3. November 2005 - 23:05 Uhr

ich war wirklich sehr gespannt, wie sich ein journalistisch orientiertes stadtblog wie minga.de entwickeln würde.

zugegeben, ich war nicht sehr überzeugt von der idee, weil ich nicht glaube, dass sich blogs für nachrichtenorientiertes publizieren sonderlich eignen würden. und weil ich einen nicht näher erklärbaren zweifel hege, ob sich die gschichtln eines millionendorfs so brisant entwickeln würden, als dass ich sie sofort und auf der stelle nachlesen müsste. letzter zweifel: mir ist es immer suspekt, wenn jemand eine neue darstellungsform nur um ihrer selbst willen nutzen möchte. kein zweifel, dass in der momentanen phase es nicht so aussieht, als würde in der medienlandschaft ein stein auf dem anderen bleiben. aber es ist ein irrglaube zu meinen, old media würde mal so eben ins wc gespült und entsorgt. es gibt eben dinge, für die sich zeitungen besser eignen – und wenn sie es strukturiert anpacken und sich künftig als inhalte-lieferanten für verschiedene plattformen aufstellen, haben sie eine vernünftige chance.

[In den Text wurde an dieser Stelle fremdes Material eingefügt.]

include/fec_amd.h:

```cpp
#ifndef FEC_AMD_H
#define FEC_AMD_H

#include <stddef.h>
#include <stdint.h>

#ifdef __cplusplus
extern "C" {
#endif

#define FEC_OK 0
#define FEC_ERR_ARG (-1)
#define FEC_ERR_HIP (-2)
#define FEC_ERR_NOMEM (-3)
#define FEC_ERR_WORKSPACE (-4)
#define FEC_ERR_SEQUENCE (-5)
#define FEC_ERR_HISTORY (-6)

typedef struct fec_codec fec_codec;
typedef struct fec_encoder fec_encoder;
typedef struct fec_decoder fec_decoder;

#define FEC_AMD_ABI_VERSION 2

const char *fec_strerror(int status);
int fec_last_error(char *buf, size_t size);
int fec_version(void);

int fec_codec_create(int max_payload, int T, int B, int N, fec_codec **out);
int fec_codec_destroy(fec_codec *codec);
int fec_codec_geometry(const fec_codec *codec, int *k, int *n, int *S, int *CW);
int fec_codec_info(const fec_codec *codec, char *buf, size_t size);
int fec_codec_set_encode_path(fec_codec *codec, int path);
int fec_encode_tile_fetch(int max_payload, int T, int B, int N, int seg, int *R, int *issued, int *live_body,
                          int *live_front);
int fec_codec_set_copy_path(fec_codec *codec, int path);
int fec_codec_set_plan_path(fec_codec *codec, int path);
int fec_codec_set_episode_dedup(fec_codec *codec, int on);
int fec_codec_generator(const fec_codec *codec, uint8_t *G);

int fec_encode_batch(fec_codec *codec, const uint8_t *d_payload, const int32_t *d_payload_len,
                     int64_t history, int64_t P, uint8_t *d_codeword, int32_t *d_codeword_len,
                     void *hip_stream);

size_t fec_decode_workspace_bytes(const fec_codec *codec, int64_t P);
int fec_decode_batch(fec_codec *codec, const uint8_t *d_codeword, const uint8_t *d_erasure,
                     int64_t P, uint8_t *d_payload_out, int32_t *d_payload_len, void *d_workspace,
                     size_t workspace_bytes, void *hip_stream);
typedef struct fec_decode_stream fec_decode_stream;
int fec_decode_stream_create(fec_decode_stream **out);
int fec_decode_stream_destroy(fec_decode_stream *st);
int fec_decode_stream_push(fec_codec *codec, fec_decode_stream *st, const uint8_t *d_codeword,
                           const uint8_t *d_erasure, const uint8_t *h_erasure, int64_t P, int64_t history,
                           uint8_t *d_payload_out, int32_t *d_payload_len, int64_t *n_out,
                           void *d_workspace, size_t workspace_bytes, void *hip_stream);
int fec_decode_stream_state(const fec_decode_stream *st, int64_t *consumed, int64_t *last_cut);
int fec_decode_plan(fec_codec *codec, const uint8_t *d_erasure, int64_t P, void *d_workspace,
                    size_t workspace_bytes, void *hip_stream);
int fec_decode_apply(fec_codec *codec, const uint8_t *d_codeword, const uint8_t *d_erasure,
                     int64_t P, uint8_t *d_payload_out, int32_t *d_payload_len, void *d_workspace,
                     size_t workspace_bytes, void *hip_stream);
int fec_decode_copy(fec_codec *codec, const uint8_t *d_codeword, const uint8_t *d_erasure,
                    int64_t P, uint8_t *d_payload_out, int32_t *d_payload_len, void *hip_stream);
int fec_decode_recover(fec_codec *codec, const uint8_t *d_codeword, int64_t P,
                       uint8_t *d_payload_out, int32_t *d_payload_len, void *d_workspace,
                       size_t workspace_bytes, void *hip_stream);
int fec_decode_counters(const void *d_workspace, int64_t *episodes, int64_t *recovered,
                        int64_t *lost);
int fec_decode_plan_stats(const void *d_ws, int64_t *replayed, int64_t *filled);
// ... 204 lines not shown
```

Baseline: 979.7 GiB/s.

## Add specialised one-wave-per-row erasure recover kernel with LDS staging and GF tables

Adds a templated fast recover kernel, specialised per (k, n-k). Each 64-lane wave stages one recovered row's codeword span into LDS with 16-byte vector loads, prefetches the next row's indices, and builds per-coefficient nibble multiply tables in LDS. It then computes four output bytes per lane with packed GF(256) table multiplies and writes the output with aligned 32-bit stores. The aim is to cut the per-byte gather and GF multiply cost of the generic recover kernel. In exchange it adds template instantiations and only applies when the span fits the staging buffer. The generic path stays selectable.

```diff
diff --git a/fec_erasure_code_unit_test_relay_amd/_lib.py b/fec_erasure_code_unit_test_relay_amd/_lib.py
--- a/fec_erasure_code_unit_test_relay_amd/_lib.py
+++ b/fec_erasure_code_unit_test_relay_amd/_lib.py
@@ -62,6 +62,12 @@
     L.fec_encode_tile_fetch.argtypes = [i32, i32, i32, i32, i32, ip, ip, ip, ip]
     L.fec_codec_set_copy_path.argtypes = [vp, i32]
     L.fec_codec_set_plan_path.argtypes = [vp, i32]
+    L.fec_codec_set_recover_path.argtypes = [vp, i32]
+    L.fec_codec_set_recover_path.restype = i32
+    L.fec_recover_fast_items.argtypes = [i32, i32, i32, i32, i64, i64, vp, vp, vp]
+    L.fec_recover_fast_items.restype = i32
+    L.fec_recover_fast_mul.argtypes = [ctypes.c_uint32, ctypes.c_uint32]
+    L.fec_recover_fast_mul.restype = ctypes.c_uint32
     L.fec_codec_info.argtypes = [vp, ctypes.c_char_p, ctypes.c_size_t]
     L.fec_codec_set_episode_dedup.argtypes = [vp, i32]
     L.fec_debug_stamps.argtypes = [vp, i32, vp]
diff --git a/fec_erasure_code_unit_test_relay_amd/codec.py b/fec_erasure_code_unit_test_relay_amd/codec.py
--- a/fec_erasure_code_unit_test_relay_amd/codec.py
+++ b/fec_erasure_code_unit_test_relay_amd/codec.py
@@ -70,10 +70,14 @@
         code = {"auto": 0, "generic": 1, "fast": 2}[path]
         check(lib().fec_codec_set_copy_path(self._h, code), "fec_codec_set_copy_path")
 
+    def set_recover_path(self, path: str) -> None:
+        code = {"auto": 0, "generic": 1, "fast": 2}[path]
+        check(lib().fec_codec_set_recover_path(self._h, code), "fec_codec_set_recover_path")
+
     def info(self) -> dict:
         import json
-        buf = ctypes.create_string_buffer(512)
-        check(lib().fec_codec_info(self._h, buf, 512), "fec_codec_info")
+        buf = ctypes.create_string_buffer(1024)
+        check(lib().fec_codec_info(self._h, buf, 1024), "fec_codec_info")
         return json.loads(buf.value.decode())
 
     def set_plan_path(self, path: str) -> None:
diff --git a/fec_erasure_code_unit_test_relay_amd/csrc/fec_codec.hip b/fec_erasure_code_unit_test_relay_amd/csrc/fec_codec.hip
--- a/fec_erasure_code_unit_test_relay_amd/csrc/fec_codec.hip
+++ b/fec_erasure_code_unit_test_relay_amd/csrc/fec_codec.hip
@@ -16,6 +16,7 @@
 #include "fec_amd.h"
 #include "fec_host.h"
 #include "fec_kernels.h"
+#include "fec_recover_fast.h"
 #include "fec_status.h"
 
 using fec::Geometry;
@@ -68,6 +69,7 @@
     int copyf_tp = 0;
     int copy_path = 0;
     int plan_path = 0;
+    int recover_path = 0;
     int dedup = 1;
     uint64_t* d_stamps = nullptr;
     int stamp_kernel = -1;
@@ -517,6 +519,11 @@
     return FEC_OK;
 }
 
+const void* recover_fast_kernel(const Geometry& g) {
+    if (fec::rec_fast_span_max(g.k, g.n, g.CW) > fec::kRecFastStageMax) return nullptr;
+    return fec::fec_recover_fast_kernel_for(g.k, g.n - g.k);
+}
+
 int launch_recover(fec_codec* c, const uint8_t* d_cw, int64_t P, uint8_t* d_out, int32_t* d_outlen,
                    void* d_ws, size_t ws_bytes, hipStream_t s, int64_t row_off = 0, bool compacted = false) {
     const Geometry& g = c->g;
@@ -545,6 +552,16 @@
     if (int st = c->begin(FEC_KERNEL_DEC_RECOVER, s, &stop)) return st;
     ra.row_off = row_off;
     ra.stamps = (c->stamp_kernel == FEC_KERNEL_DEC_RECOVER) ? c->d_stamps : nullptr;
+    if (c->recover_path != 0 && c->recover_path != 1 && c->recover_path != 2) return FEC_ERR_ARG;
+    const void* fk = recover_fast_kernel(g);
+    if (c->recover_path == 2 && !fk) return FEC_ERR_ARG;
+    if (fk && c->recover_path != 1) {
+        ra.stage_bytes = round16(fec::rec_fast_span_max(g.k, g.n, g.CW));
+        void* args[] = {&ra};
+        HIP_TRY(hipLaunchKernel(fk, dim3(static_cast<unsigned>(fec::rec_fast_waves(Pout))), dim3(64), args,
+                                fec::recover_fast_lds_bytes(g.k, g.n, ra.stage_bytes, g.L), s));
+        return c->end(stop, s);
+    }
     const int span = (g.k + g.n - 1) * g.CW + 32;
     ra.stage_bytes = (span <= 12 * 1024 && g.n <= 17) ? ((span + 15) & ~15) : 0;
     const unsigned rgrid = static_cast<unsigned>(std::min<int64_t>((Pout + 3) / 4, 1024));
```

der langen rede kurzer sinn: nach nochmaliger lektüre habe ich minga.de heute endgültig vom radar genommen – und ich bin eigentlich ein geduldiger mensch. aber abgeschriebene geschichten der münchner tageszeitungen und bei den eigenproduktionen krudes deutsch und irrelevante inhalte, dafür muss ich kein “blog” lesen.

im grunde bleiben für mich banale erkenntnise: nur weil etwas neu ist, muss es nicht gut sein. und nur, weil etwas alt ist – ist es noch lange nicht schlecht. qualitätsmaßstäbe gelten überall, analog wie digital.

ich wundere mich nur gerade eben über mich selber, weil ich mir solche binsen allen ernstes gelegentlich in erinnerung rufen muss…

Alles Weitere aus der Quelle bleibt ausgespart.